- Exercise objective: Search the records for the string "BertModel" and copy every line where it turns up.

========

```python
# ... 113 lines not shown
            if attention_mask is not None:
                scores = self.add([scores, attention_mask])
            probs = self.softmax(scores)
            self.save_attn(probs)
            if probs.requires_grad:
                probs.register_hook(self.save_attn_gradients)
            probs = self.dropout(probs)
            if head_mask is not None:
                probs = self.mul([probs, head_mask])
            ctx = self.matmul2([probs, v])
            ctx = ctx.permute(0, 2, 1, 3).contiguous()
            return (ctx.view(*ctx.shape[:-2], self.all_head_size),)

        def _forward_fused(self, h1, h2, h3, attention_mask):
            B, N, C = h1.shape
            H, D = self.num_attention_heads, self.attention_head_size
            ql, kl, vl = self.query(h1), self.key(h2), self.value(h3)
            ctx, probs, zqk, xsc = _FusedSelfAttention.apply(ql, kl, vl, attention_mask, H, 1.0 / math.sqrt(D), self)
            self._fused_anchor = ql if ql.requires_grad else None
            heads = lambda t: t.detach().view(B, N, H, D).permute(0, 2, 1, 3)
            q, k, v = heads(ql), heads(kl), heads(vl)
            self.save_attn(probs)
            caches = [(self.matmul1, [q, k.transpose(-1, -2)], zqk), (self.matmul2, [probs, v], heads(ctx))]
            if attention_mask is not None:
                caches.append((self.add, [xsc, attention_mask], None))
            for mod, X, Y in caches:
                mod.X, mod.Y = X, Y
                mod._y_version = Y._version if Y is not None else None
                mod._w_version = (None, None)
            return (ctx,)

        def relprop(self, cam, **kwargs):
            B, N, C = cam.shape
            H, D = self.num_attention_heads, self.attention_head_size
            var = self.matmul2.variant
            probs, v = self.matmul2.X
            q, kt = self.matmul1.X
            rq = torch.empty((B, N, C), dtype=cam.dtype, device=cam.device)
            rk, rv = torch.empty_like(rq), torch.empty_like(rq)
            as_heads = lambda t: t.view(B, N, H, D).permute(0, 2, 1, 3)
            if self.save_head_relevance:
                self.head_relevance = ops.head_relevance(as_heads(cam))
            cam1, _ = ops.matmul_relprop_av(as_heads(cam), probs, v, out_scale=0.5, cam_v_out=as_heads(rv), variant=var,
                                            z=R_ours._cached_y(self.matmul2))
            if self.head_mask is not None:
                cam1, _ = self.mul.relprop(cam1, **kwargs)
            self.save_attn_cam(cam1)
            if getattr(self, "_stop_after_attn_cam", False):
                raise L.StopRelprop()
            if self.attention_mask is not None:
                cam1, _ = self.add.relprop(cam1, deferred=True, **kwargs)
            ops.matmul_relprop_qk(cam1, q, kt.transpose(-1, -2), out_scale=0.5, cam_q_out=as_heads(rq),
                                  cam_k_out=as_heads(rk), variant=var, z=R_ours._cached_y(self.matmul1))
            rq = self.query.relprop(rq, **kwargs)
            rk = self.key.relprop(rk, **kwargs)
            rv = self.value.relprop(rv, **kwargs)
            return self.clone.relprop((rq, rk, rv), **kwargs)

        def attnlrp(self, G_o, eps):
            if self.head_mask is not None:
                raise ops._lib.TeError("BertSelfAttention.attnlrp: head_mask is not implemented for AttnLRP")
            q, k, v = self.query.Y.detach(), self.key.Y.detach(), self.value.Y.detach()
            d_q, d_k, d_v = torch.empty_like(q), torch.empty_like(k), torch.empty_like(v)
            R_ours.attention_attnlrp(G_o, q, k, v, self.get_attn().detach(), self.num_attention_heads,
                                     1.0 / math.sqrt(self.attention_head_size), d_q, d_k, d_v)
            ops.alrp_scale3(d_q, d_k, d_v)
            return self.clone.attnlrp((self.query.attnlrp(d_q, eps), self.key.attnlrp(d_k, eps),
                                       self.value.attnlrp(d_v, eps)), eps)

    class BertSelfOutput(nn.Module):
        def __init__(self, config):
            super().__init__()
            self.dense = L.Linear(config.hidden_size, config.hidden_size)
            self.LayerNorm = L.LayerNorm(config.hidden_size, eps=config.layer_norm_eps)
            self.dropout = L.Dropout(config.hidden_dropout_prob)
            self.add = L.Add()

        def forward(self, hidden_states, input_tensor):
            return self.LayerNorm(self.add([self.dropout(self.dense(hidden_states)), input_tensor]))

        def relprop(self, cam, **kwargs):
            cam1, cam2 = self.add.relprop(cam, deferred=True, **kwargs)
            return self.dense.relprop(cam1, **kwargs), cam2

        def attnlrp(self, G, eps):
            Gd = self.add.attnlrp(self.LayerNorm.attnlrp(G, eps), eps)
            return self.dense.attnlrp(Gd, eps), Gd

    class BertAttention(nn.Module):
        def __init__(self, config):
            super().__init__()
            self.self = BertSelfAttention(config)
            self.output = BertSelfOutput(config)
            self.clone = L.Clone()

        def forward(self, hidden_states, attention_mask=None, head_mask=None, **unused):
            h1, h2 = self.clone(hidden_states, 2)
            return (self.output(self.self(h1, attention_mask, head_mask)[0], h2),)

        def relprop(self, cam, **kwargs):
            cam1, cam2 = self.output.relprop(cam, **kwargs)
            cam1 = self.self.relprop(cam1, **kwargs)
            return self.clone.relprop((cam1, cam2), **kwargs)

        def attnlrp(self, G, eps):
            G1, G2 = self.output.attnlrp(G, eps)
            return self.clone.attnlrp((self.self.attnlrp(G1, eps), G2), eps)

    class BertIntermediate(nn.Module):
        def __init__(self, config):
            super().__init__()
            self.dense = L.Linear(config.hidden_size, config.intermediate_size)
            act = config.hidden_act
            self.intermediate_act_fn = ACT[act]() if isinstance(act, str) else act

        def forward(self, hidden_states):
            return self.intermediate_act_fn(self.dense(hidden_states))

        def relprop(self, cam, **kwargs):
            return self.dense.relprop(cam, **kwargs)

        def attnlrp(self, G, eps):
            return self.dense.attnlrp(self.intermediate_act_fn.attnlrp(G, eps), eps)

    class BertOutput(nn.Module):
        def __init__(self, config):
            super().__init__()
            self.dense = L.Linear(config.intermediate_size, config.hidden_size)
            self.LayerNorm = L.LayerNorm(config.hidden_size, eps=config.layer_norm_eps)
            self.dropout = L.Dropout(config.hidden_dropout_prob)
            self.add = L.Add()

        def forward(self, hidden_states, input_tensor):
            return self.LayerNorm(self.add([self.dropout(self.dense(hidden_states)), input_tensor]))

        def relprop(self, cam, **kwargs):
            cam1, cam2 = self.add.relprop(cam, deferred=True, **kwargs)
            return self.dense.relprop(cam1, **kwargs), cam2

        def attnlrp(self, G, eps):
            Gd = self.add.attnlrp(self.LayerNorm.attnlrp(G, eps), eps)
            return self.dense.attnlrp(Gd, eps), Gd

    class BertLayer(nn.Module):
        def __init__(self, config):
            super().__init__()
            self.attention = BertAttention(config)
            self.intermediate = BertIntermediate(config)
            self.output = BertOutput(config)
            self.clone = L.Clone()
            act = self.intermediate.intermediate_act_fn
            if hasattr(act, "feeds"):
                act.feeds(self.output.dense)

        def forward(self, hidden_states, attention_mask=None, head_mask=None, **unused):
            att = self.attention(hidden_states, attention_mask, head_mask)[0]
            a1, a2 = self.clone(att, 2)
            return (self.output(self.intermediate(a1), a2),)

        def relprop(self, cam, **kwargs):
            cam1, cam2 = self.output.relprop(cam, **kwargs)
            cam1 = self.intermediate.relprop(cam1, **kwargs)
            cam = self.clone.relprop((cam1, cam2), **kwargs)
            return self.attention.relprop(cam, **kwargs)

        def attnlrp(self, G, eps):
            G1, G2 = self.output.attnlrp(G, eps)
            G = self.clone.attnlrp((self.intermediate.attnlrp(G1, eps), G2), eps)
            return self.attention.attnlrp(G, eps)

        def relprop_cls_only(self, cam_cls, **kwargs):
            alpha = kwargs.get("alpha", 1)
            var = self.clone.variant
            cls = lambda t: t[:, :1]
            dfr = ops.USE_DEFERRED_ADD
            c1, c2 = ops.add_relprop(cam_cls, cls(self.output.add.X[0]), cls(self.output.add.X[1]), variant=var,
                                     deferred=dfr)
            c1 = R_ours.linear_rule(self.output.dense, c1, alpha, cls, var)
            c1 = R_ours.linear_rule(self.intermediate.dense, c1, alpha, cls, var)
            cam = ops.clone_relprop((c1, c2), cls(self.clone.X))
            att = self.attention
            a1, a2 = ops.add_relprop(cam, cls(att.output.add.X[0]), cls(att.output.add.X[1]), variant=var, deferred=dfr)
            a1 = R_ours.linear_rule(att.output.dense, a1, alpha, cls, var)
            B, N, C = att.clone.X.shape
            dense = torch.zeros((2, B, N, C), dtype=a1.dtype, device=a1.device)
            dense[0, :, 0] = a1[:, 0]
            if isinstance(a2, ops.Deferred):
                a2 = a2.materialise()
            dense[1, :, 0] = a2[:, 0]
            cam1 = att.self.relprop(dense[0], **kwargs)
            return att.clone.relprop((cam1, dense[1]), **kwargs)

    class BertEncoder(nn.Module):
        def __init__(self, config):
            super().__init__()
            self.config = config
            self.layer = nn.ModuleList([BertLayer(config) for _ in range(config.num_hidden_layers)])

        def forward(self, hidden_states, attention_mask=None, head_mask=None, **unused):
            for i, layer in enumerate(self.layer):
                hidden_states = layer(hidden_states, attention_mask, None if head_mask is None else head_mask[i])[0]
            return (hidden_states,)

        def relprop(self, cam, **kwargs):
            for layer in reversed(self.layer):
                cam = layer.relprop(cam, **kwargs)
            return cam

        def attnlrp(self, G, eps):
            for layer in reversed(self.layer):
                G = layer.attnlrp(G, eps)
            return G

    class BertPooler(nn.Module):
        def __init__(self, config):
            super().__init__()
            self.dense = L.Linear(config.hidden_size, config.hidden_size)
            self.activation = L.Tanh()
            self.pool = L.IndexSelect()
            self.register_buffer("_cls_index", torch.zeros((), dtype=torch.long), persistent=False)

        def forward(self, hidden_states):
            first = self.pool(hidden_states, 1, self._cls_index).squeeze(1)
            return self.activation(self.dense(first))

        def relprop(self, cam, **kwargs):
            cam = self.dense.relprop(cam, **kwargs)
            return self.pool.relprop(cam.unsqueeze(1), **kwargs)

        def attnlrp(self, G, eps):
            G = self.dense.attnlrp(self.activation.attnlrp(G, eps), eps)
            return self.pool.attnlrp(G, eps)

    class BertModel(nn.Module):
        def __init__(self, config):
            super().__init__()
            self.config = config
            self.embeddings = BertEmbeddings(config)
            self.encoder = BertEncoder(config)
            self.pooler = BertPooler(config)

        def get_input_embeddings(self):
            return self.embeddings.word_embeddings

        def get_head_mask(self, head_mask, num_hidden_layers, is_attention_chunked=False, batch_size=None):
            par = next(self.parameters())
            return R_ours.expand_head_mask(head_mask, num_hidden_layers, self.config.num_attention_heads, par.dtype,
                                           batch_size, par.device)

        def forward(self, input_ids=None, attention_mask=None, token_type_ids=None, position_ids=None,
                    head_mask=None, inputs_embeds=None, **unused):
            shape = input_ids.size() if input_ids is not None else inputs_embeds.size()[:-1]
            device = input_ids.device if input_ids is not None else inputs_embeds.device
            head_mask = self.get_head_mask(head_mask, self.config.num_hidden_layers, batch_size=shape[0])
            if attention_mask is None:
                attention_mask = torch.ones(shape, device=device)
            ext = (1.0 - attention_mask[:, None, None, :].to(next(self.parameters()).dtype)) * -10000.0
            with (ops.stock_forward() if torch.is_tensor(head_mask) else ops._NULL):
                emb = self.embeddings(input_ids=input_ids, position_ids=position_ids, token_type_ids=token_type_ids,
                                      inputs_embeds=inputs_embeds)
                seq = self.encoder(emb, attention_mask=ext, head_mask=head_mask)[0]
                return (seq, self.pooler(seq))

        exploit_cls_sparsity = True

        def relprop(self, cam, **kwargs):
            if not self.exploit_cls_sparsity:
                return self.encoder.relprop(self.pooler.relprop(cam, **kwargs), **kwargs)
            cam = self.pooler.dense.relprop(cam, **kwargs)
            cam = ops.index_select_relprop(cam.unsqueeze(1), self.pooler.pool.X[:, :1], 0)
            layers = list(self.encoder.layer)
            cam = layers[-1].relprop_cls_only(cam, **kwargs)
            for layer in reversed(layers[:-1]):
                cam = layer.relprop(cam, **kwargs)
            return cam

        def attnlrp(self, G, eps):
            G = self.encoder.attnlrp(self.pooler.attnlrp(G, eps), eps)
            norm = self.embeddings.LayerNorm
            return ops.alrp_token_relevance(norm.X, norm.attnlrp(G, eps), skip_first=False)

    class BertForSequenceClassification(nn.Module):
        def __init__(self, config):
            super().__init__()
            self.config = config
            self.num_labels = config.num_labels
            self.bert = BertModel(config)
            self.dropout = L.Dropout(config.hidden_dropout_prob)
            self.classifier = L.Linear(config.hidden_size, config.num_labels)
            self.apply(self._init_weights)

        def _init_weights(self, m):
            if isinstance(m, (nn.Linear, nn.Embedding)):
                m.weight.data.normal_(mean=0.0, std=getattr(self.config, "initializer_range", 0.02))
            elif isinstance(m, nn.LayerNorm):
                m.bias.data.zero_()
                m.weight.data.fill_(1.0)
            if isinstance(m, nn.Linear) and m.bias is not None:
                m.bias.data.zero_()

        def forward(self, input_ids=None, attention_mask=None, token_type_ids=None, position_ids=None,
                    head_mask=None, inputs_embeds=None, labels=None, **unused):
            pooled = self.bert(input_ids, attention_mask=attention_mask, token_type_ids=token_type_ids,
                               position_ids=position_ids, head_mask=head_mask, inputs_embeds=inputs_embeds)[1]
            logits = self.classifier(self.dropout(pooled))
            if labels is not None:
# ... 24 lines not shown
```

========

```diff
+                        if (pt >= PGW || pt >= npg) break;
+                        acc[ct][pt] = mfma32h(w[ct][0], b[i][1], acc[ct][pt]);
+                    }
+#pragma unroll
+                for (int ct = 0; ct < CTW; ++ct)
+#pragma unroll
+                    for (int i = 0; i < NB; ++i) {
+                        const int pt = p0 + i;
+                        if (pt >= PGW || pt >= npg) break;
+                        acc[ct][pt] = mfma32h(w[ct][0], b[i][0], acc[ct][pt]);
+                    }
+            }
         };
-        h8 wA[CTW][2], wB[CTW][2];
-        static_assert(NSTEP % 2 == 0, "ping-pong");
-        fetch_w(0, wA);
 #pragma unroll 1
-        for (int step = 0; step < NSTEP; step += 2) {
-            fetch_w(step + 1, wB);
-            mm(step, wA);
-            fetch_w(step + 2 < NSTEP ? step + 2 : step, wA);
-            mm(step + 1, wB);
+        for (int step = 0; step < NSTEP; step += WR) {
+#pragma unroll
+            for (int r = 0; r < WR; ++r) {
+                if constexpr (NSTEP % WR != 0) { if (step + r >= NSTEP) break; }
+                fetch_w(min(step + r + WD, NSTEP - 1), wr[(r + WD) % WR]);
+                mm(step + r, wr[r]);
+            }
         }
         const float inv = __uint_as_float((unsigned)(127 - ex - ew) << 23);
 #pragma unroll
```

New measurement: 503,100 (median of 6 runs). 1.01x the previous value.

========

- Answer to this problem:
    class BertModel(nn.Module):
            self.bert = BertModel(config)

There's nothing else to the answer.